I think about my father’s words about a different love. The one where I wouldn’t be left in the pits of hell. The kind of love that Westin offers wouldn’t take anything from me. I watch him retreat, and think about the tightness in my chest increasing as he moves farther back.

Can I let him go and stand here, watching him leave me?

My feet are becoming one with the cement, and I’m making the choice to stay.

As he takes another step backward, I know what I have to do. I have to break the chains of fear and go to him.

He’s right for me.

He’s good for me.

Westin is who I want to build a future with.

It’s as if the moment I made the choice, the ground became a cloud, helping me get to him. I close the distance, wrap my arms around him, and hold on tight. Life goes on around us, but time stands still. It’s as if what’s been broken inside of me for so long just healed a little. The hole may never be filled, but Westin can patch it. Every part of me knows what I want. There’s no hesitation in my heart. He’s the right man for me, and I have to get closure so I can fully move on.

 

 

Chapter 13

 

 

Fifteen Years Earlier

 

“I got in!” I yell as I rush into Bryce’s arms. “I got in!”

“I knew you would.”

God, this is such a relief. I got into Penn State and now we can solidify our plans. It’ll all work out. I feel like I can breathe.

“I’m glad you were confident.”

Bryce shakes his head. “You’re insanely smart, got into Yale, Northwestern, and UCLA, so . . . yeah . . . I was confident.”

“None of those are where I wanted to go though, that’s what you’re missing.”

UCLA was never a real option, but my professor urged me to apply. Yale was an option if he was going to Cornell, but we both wanted Penn State.
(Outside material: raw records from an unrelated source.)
#ifndef ASM_SU
#define ASM_SU 4
#endif
template <int OP>
__host__ __device__ constexpr int asm_lds_rec() {
  return 2 + OpTraits<OP>::NF + (OP == OP_DIFF || OP == OP_DIFF_IE || OP == OP_POISSON) +
         (OP == OP_POISSON);
}
template <int OP>
constexpr int asm_kc() {
  return OP == OP_PNP;
}
constexpr int kPipeDw = 11;
template <class P>
__device__ __forceinline__ void lds_dma4(const P *src, uint32_t *dst_wave) {
  __builtin_amdgcn_global_load_lds(
      (const __attribute__((address_space(1))) void *)(src),
      (__attribute__((address_space(3))) void *)(dst_wave), 4, 0, 0);
}
__device__ __forceinline__ int const_ld(const int *p, int i) {
  return ((const __attribute__((address_space(4))) int *)(p))[i];
}
__device__ __forceinline__ int row_block_const(const DevLayout &L, int b, int nwg) {
  return L.blkmap ? const_ld(L.blkmap, xcd_block(b, nwg, 1)) : xcd_block(b, nwg, L.xcd_remap);
}
template <int OP, int JAC, int MINW, int FANR, int SPLIT = FANR, int STAGE = 0, int LDSG = 0,
          int KC = 0, int PIPE = 0>
__global__ __launch_bounds__(256, MINW) void k_assemble_ga(DevLayout L, AsmArgs a) {
  using T = OpTraits<OP>;
  constexpr int NF = T::NF, NK = T::NK, NS = FANR;
  constexpr bool AUX0 = OP == OP_DIFF || OP == OP_DIFF_IE || OP == OP_POISSON;
  constexpr bool AUX1 = OP == OP_POISSON;
  constexpr int RW = asm_lds_rec<OP>();
  static_assert(!PIPE || (JAC && FANR == 9 && !STAGE && !LDSG), "PIPE: the direct Jacobian walk");
  extern __shared__ double srec[];
  __shared__ uint32_t pfb[PIPE ? 4 * kPipeDw * kRows : 1];
  const int ntiles = (L.n_owned + 255) / 256, G = gridDim.x;
  const int wv = PIPE ? __builtin_amdgcn_readfirstlane(int(threadIdx.x) / kRows) : 0;
  const int ln = int(threadIdx.x) % kRows;
  uint32_t *const pw = pfb + (PIPE ? wv * kPipeDw * kRows : 0);
  int tile = blockIdx.x, b0 = -1, b1 = -1, b2 = -1, o0 = 0, o1 = 0, c1 = 0;
  auto tile_blk = [&](int t) { return t < ntiles ? row_block_const(L, t, ntiles) : -1; };
  auto wave_chunk = [&](int b) {
    return (b >= 0 && b * 256 + wv * kRows < L.n_owned) ? b * 4 + wv : -1;
  };
  auto prefetch = [&](int b, int off, int clen) {
    if (wave_chunk(b) < 0) return;
    const int r0 = b * 256 + wv * kRows;
    const int *cix = L.colidx + off + ln;
#pragma unroll
    for (int k = 1; k < NS; k++)
      lds_dma4(cix + (k < clen ? k : 0) * kRows, pw + (k - 1) * kRows);
    const uint32_t *m =
        reinterpret_cast<const uint32_t *>(L.rowmeta + min(r0 + ln, L.n_owned - 1));
    lds_dma4(m, pw + 8 * kRows);
    lds_dma4(m + 1, pw + 9 * kRows);
    lds_dma4(reinterpret_cast<const uint32_t *>(a.rowflag + r0) + (ln >> 2), pw + 10 * kRows);
  };
  if constexpr (PIPE) {
    if (tile >= ntiles) return;
    b0 = tile_blk(tile);
    b1 = tile_blk(tile + G);
    b2 = tile_blk(tile + 2 * G);
    int c0 = 0;
    if (wave_chunk(b0) >= 0) {
      o0 = const_ld(L.chunk_off, wave_chunk(b0));
      c0 = const_ld(L.chunk_len, wave_chunk(b0));
    }
    if (wave_chunk(b1) >= 0) {
      o1 = const_ld(L.chunk_off, wave_chunk(b1));
      c1 = const_ld(L.chunk_len, wave_chunk(b1));
    }
    prefetch(b0, o0, c0);
  }
  int o2 = 0, c2 = 0, b3 = -1;
  const auto advance = [&]() {
    tile += G;
    b0 = b1, o0 = o1;
    b1 = b2, o1 = o2, c1 = c2;
    b2 = b3;
    return b0 >= 0;
  };
  do {
    const int blk = PIPE ? b0 : row_block(L, blockIdx.x, gridDim.x);
    const int row0 = blk * blockDim.x + threadIdx.x;
    const bool live = row0 < L.n_owned;
    if (!PIPE && !LDSG && !live) return;
    const int row = live ? row0 : 0;
    const int chunk = row / kRows, lane = row % kRows;
    int cj[NS];
    uint64_t meta_pf = 0;
    unsigned fl_pf = 0;
    if constexpr (PIPE) {
      asm volatile("s_waitcnt vmcnt(0)" ::: "memory");
#pragma unroll
      for (int k = 1; k < NS; k++) cj[k] = int(pw[(k - 1) * kRows + ln]);
      meta_pf = uint64_t(pw[8 * kRows + ln]) | (uint64_t(pw[9 * kRows + ln]) << 32);
      fl_pf = (pw[10 * kRows + ln] >> (8 * (ln & 3))) & 0xffu;
      asm volatile("s_waitcnt lgkmcnt(0)" ::: "memory");
      prefetch(b1, o1, c1);
      o2 = c2 = 0;
      if (wave_chunk(b2) >= 0) {
        o2 = const_ld(L.chunk_off, wave_chunk(b2));
        c2 = const_ld(L.chunk_len, wave_chunk(b2));
      }
      b3 = tile_blk(tile + 3 * G);
      if (!live) continue;
    }
    const int off = PIPE ? o0 : L.chunk_off[chunk];
    const uint64_t meta = PIPE ? meta_pf : L.rowmeta[row];
    const int len = int(meta & 63);
    const bool closed = (meta >> 6) & 1;
    const unsigned brk = unsigned(meta >> 8);
    double *__restrict__ vc = a.vals + size_t(off) * NK;

    if constexpr (PIPE) {
    } else if constexpr (LDSG) {
      const uint16_t *__restrict__ lix = L.lidx + off + lane;
#pragma unroll
      for (int k = 1; k < NS; k++) {
        const int t = lix[(k < len ? k : 0) * kRows];
        cj[k] = k < len ? t : 0;
      }
    } else {
      const int *__restrict__ cix = L.colidx + off + lane;
#pragma unroll
      for (int k = 1; k < NS; k++) cj[k] = cix[(k < len ? k : 0) * kRows];
    }
    const double2 pi2 = reinterpret_cast<const double2 *>(L.xy)[row];
    double ui[NF];
    load_nf<NF>(a.x, size_t(row), ui);
    double ai = 0, aq = 0;
    if constexpr (AUX0) ai = a.aux0[row];
    if constexpr (AUX1) aq = a.aux1[row];
    if constexpr (OP == OP_PB) pb_fifth(ui[0], ai, aq);
    if constexpr (LDSG) {
      const int u0 = L.uptr[blk], cnt = L.uown[blk];
      constexpr int kSU = ASM_SU;
      int jj[kSU];
#pragma unroll
      for (int u = 0; u < kSU; u++) {
        const int k = int(threadIdx.x) + u * 256;
        jj[u] = k < cnt ? L.ulist[u0 + k] : -1;
      }
      double t[kSU][RW];
#pragma unroll
      for (int u = 0; u < kSU; u++)
        if (jj[u] >= 0) {
          const double2 p = reinterpret_cast<const double2 *>(L.xy)[jj[u]];
          t[u][0] = p.x;
          t[u][1] = p.y;
          double uu[NF];
          load_nf<NF>(a.x, size_t(jj[u]), uu);
#pragma unroll
// ... 100 lines not shown
#pragma unroll
              for (int v = 0; v < NK; v++) F[v] = P[v];
            } else {
              put(s, P);
            }
#pragma unroll
            for (int v = 0; v < NK; v++) P[v] = Ct[v];
          }
        } else if constexpr (JAC) {
          put(s, P);
#pragma unroll
          for (int v = 0; v < NK; v++) P[v] = 0;
        }
      }
    }
    if constexpr (JAC) {
      if (closed) {
#pragma unroll
        for (int v = 0; v < NK; v++) F[v] += P[v];
        store_block<OP, KC>(vc, lane, 1, F);
      }
      store_block<OP, KC>(vc, lane, 0, D);
    }
    residual_tail<NF>(a, row, PIPE ? fl_pf : unsigned(a.rowflag[row]), R);
  } while (PIPE && advance());
}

Now, we have it.

“We have dinner tonight,” Bryce reminds me.

“Shit. I have to study.”

“Chick, not tonight.”

I really can’t blow this biology final off. There’s a reason I got into every school I applied to—because I work my ass off. He is the only thing I do outside of school.

“Can we please do it another day?”

“No.”

I groan and cross my arms. “Why are you being so rigid?”

“Because today is important.”

Worry starts to creep in. Is it his birthday? No, that’s in three months. Our anniversary? No, that just passed. What the hell is important about today?

“Why?”

He rolls his eyes and then kisses me. “It is, go get ready.”

We are clearly not going to come to an understanding here, and today is a day for celebrating, I guess. I’ll study once he goes to sleep.

I rush out of the room and do as he says. I shower quickly, shave my legs, and look for something cute to wear. Once I’m all dressed and ready, I come out to see him in a suit.

Bryce looks really freaking good in a suit.

“Who . . .”

He grins and his eyes roam my body. “Whoa yourself.” Slowly, he rises to his feet and stands before me. His hands cup my face as though I’m a delicate flower and then his lips touch mine.

The kiss is slow, sweet, and has my heart pounding.

When he kisses me like this, it feels like everything disappears and all that exists in the world is Bryce and me.

He does that to me. When we’re together, I’m not afraid of anything. I know that he’ll be here to hold me up. My hands grip his shoulders as our lips move together.